__RECORDS SHOWN__:
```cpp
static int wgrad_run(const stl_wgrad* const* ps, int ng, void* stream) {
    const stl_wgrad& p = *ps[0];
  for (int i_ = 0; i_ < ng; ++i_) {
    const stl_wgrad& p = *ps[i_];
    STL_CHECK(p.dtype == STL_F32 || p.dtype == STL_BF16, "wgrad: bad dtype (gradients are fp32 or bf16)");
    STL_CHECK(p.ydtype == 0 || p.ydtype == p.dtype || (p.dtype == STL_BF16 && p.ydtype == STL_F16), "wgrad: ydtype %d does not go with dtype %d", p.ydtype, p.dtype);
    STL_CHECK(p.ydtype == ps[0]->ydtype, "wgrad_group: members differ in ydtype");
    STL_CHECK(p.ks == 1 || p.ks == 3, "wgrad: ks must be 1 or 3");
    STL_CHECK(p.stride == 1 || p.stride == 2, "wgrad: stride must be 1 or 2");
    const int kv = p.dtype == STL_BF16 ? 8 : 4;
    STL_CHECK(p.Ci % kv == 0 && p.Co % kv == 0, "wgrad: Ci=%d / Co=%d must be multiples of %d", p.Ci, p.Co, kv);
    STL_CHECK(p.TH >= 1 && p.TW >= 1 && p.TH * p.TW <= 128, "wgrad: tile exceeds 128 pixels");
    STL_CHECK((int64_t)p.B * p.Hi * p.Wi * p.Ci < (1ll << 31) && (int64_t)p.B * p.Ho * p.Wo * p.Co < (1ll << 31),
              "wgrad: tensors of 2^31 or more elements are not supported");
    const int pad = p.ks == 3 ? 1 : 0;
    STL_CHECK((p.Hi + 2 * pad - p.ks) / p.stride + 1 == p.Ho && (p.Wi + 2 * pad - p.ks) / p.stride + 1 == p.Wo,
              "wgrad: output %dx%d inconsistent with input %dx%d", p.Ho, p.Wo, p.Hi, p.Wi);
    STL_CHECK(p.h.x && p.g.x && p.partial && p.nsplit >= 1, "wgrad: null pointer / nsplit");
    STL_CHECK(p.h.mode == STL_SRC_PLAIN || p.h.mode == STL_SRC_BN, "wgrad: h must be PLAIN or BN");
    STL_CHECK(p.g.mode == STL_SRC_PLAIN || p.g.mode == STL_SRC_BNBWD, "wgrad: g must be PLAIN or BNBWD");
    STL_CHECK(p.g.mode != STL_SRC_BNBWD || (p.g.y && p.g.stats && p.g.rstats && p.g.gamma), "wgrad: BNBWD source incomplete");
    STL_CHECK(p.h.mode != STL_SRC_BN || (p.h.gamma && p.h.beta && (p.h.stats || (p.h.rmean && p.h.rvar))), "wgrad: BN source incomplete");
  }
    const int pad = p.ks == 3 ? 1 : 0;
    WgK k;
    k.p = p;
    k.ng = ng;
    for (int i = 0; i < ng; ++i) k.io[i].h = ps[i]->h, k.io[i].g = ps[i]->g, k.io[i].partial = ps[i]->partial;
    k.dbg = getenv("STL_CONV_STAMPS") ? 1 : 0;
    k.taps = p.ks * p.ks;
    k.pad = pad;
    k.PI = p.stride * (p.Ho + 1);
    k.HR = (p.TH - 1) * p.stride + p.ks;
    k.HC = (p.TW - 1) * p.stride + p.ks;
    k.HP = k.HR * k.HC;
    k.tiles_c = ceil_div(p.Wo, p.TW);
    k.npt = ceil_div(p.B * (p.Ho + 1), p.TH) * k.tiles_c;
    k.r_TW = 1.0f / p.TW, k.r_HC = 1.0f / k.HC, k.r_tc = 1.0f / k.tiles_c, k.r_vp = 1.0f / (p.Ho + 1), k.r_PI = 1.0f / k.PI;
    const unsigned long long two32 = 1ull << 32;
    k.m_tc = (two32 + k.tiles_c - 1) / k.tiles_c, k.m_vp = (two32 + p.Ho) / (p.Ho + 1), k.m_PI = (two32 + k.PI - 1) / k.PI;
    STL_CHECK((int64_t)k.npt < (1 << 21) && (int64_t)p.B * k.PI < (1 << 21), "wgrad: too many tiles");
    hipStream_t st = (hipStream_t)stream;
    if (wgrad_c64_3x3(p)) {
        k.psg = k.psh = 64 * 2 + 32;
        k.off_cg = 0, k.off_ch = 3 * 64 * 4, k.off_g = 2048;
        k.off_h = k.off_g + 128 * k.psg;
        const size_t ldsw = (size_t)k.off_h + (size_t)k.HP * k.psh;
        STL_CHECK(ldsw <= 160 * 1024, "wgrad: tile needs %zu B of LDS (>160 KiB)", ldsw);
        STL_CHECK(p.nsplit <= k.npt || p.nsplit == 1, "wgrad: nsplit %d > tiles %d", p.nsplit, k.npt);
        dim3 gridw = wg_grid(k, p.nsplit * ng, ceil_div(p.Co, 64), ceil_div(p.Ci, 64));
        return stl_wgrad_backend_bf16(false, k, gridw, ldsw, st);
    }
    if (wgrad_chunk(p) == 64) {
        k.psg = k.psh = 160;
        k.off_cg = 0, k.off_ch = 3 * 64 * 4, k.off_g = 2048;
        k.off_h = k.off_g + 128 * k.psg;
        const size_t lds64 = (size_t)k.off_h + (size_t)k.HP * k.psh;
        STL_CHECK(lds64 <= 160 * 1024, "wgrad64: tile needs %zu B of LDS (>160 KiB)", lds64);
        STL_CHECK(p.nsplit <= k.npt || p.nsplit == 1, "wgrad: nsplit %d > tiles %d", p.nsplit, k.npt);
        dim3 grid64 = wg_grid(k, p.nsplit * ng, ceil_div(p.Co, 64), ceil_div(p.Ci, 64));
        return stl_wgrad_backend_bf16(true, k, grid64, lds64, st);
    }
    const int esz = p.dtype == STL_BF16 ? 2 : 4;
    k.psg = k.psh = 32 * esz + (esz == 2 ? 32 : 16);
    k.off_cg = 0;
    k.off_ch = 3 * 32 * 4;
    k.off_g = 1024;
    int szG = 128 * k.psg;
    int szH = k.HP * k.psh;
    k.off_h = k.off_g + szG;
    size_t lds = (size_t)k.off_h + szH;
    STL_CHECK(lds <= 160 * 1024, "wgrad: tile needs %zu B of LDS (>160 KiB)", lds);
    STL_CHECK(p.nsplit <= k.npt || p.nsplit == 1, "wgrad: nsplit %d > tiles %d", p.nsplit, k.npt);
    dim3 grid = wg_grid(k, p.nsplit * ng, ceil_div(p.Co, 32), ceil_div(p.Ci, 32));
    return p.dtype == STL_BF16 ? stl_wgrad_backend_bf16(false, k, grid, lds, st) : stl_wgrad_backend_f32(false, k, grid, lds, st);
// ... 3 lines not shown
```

__WORK REQUIRED__: All the data above is to be given again, exactly.

__RESULT OF THE TASK__:
```cpp
static int wgrad_run(const stl_wgrad* const* ps, int ng, void* stream) {
    const stl_wgrad& p = *ps[0];
  for (int i_ = 0; i_ < ng; ++i_) {
    const stl_wgrad& p = *ps[i_];
    STL_CHECK(p.dtype == STL_F32 || p.dtype == STL_BF16, "wgrad: bad dtype (gradients are fp32 or bf16)");
    STL_CHECK(p.ydtype == 0 || p.ydtype == p.dtype || (p.dtype == STL_BF16 && p.ydtype == STL_F16), "wgrad: ydtype %d does not go with dtype %d", p.ydtype, p.dtype);
    STL_CHECK(p.ydtype == ps[0]->ydtype, "wgrad_group: members differ in ydtype");
    STL_CHECK(p.ks == 1 || p.ks == 3, "wgrad: ks must be 1 or 3");
    STL_CHECK(p.stride == 1 || p.stride == 2, "wgrad: stride must be 1 or 2");
    const int kv = p.dtype == STL_BF16 ? 8 : 4;
    STL_CHECK(p.Ci % kv == 0 && p.Co % kv == 0, "wgrad: Ci=%d / Co=%d must be multiples of %d", p.Ci, p.Co, kv);
    STL_CHECK(p.TH >= 1 && p.TW >= 1 && p.TH * p.TW <= 128, "wgrad: tile exceeds 128 pixels");
    STL_CHECK((int64_t)p.B * p.Hi * p.Wi * p.Ci < (1ll << 31) && (int64_t)p.B * p.Ho * p.Wo * p.Co < (1ll << 31),
              "wgrad: tensors of 2^31 or more elements are not supported");
    const int pad = p.ks == 3 ? 1 : 0;
    STL_CHECK((p.Hi + 2 * pad - p.ks) / p.stride + 1 == p.Ho && (p.Wi + 2 * pad - p.ks) / p.stride + 1 == p.Wo,
              "wgrad: output %dx%d inconsistent with input %dx%d", p.Ho, p.Wo, p.Hi, p.Wi);
    STL_CHECK(p.h.x && p.g.x && p.partial && p.nsplit >= 1, "wgrad: null pointer / nsplit");
    STL_CHECK(p.h.mode == STL_SRC_PLAIN || p.h.mode == STL_SRC_BN, "wgrad: h must be PLAIN or BN");
    STL_CHECK(p.g.mode == STL_SRC_PLAIN || p.g.mode == STL_SRC_BNBWD, "wgrad: g must be PLAIN or BNBWD");
    STL_CHECK(p.g.mode != STL_SRC_BNBWD || (p.g.y && p.g.stats && p.g.rstats && p.g.gamma), "wgrad: BNBWD source incomplete");
    STL_CHECK(p.h.mode != STL_SRC_BN || (p.h.gamma && p.h.beta && (p.h.stats || (p.h.rmean && p.h.rvar))), "wgrad: BN source incomplete");
  }
    const int pad = p.ks == 3 ? 1 : 0;
    WgK k;
    k.p = p;
    k.ng = ng;
    for (int i = 0; i < ng; ++i) k.io[i].h = ps[i]->h, k.io[i].g = ps[i]->g, k.io[i].partial = ps[i]->partial;
    k.dbg = getenv("STL_CONV_STAMPS") ? 1 : 0;
    k.taps = p.ks * p.ks;
    k.pad = pad;
    k.PI = p.stride * (p.Ho + 1);
    k.HR = (p.TH - 1) * p.stride + p.ks;
    k.HC = (p.TW - 1) * p.stride + p.ks;
    k.HP = k.HR * k.HC;
    k.tiles_c = ceil_div(p.Wo, p.TW);
    k.npt = ceil_div(p.B * (p.Ho + 1), p.TH) * k.tiles_c;
    k.r_TW = 1.0f / p.TW, k.r_HC = 1.0f / k.HC, k.r_tc = 1.0f / k.tiles_c, k.r_vp = 1.0f / (p.Ho + 1), k.r_PI = 1.0f / k.PI;
    const unsigned long long two32 = 1ull << 32;
    k.m_tc = (two32 + k.tiles_c - 1) / k.tiles_c, k.m_vp = (two32 + p.Ho) / (p.Ho + 1), k.m_PI = (two32 + k.PI - 1) / k.PI;
    STL_CHECK((int64_t)k.npt < (1 << 21) && (int64_t)p.B * k.PI < (1 << 21), "wgrad: too many tiles");
    hipStream_t st = (hipStream_t)stream;
    if (wgrad_c64_3x3(p)) {
        k.psg = k.psh = 64 * 2 + 32;
        k.off_cg = 0, k.off_ch = 3 * 64 * 4, k.off_g = 2048;
        k.off_h = k.off_g + 128 * k.psg;
        const size_t ldsw = (size_t)k.off_h + (size_t)k.HP * k.psh;
        STL_CHECK(ldsw <= 160 * 1024, "wgrad: tile needs %zu B of LDS (>160 KiB)", ldsw);
        STL_CHECK(p.nsplit <= k.npt || p.nsplit == 1, "wgrad: nsplit %d > tiles %d", p.nsplit, k.npt);
        dim3 gridw = wg_grid(k, p.nsplit * ng, ceil_div(p.Co, 64), ceil_div(p.Ci, 64));
        return stl_wgrad_backend_bf16(false, k, gridw, ldsw, st);
    }
    if (wgrad_chunk(p) == 64) {
        k.psg = k.psh = 160;
        k.off_cg = 0, k.off_ch = 3 * 64 * 4, k.off_g = 2048;
        k.off_h = k.off_g + 128 * k.psg;
        const size_t lds64 = (size_t)k.off_h + (size_t)k.HP * k.psh;
        STL_CHECK(lds64 <= 160 * 1024, "wgrad64: tile needs %zu B of LDS (>160 KiB)", lds64);
        STL_CHECK(p.nsplit <= k.npt || p.nsplit == 1, "wgrad: nsplit %d > tiles %d", p.nsplit, k.npt);
        dim3 grid64 = wg_grid(k, p.nsplit * ng, ceil_div(p.Co, 64), ceil_div(p.Ci, 64));
        return stl_wgrad_backend_bf16(true, k, grid64, lds64, st);
    }
    const int esz = p.dtype == STL_BF16 ? 2 : 4;
    k.psg = k.psh = 32 * esz + (esz == 2 ? 32 : 16);
    k.off_cg = 0;
    k.off_ch = 3 * 32 * 4;
    k.off_g = 1024;
    int szG = 128 * k.psg;
    int szH = k.HP * k.psh;
    k.off_h = k.off_g + szG;
    size_t lds = (size_t)k.off_h + szH;
    STL_CHECK(lds <= 160 * 1024, "wgrad: tile needs %zu B of LDS (>160 KiB)", lds);
    STL_CHECK(p.nsplit <= k.npt || p.nsplit == 1, "wgrad: nsplit %d > tiles %d", p.nsplit, k.npt);
    dim3 grid = wg_grid(k, p.nsplit * ng, ceil_div(p.Co, 32), ceil_div(p.Ci, 32));
    return p.dtype == STL_BF16 ? stl_wgrad_backend_bf16(false, k, grid, lds, st) : stl_wgrad_backend_f32(false, k, grid, lds, st);
// ... 3 lines not shown
```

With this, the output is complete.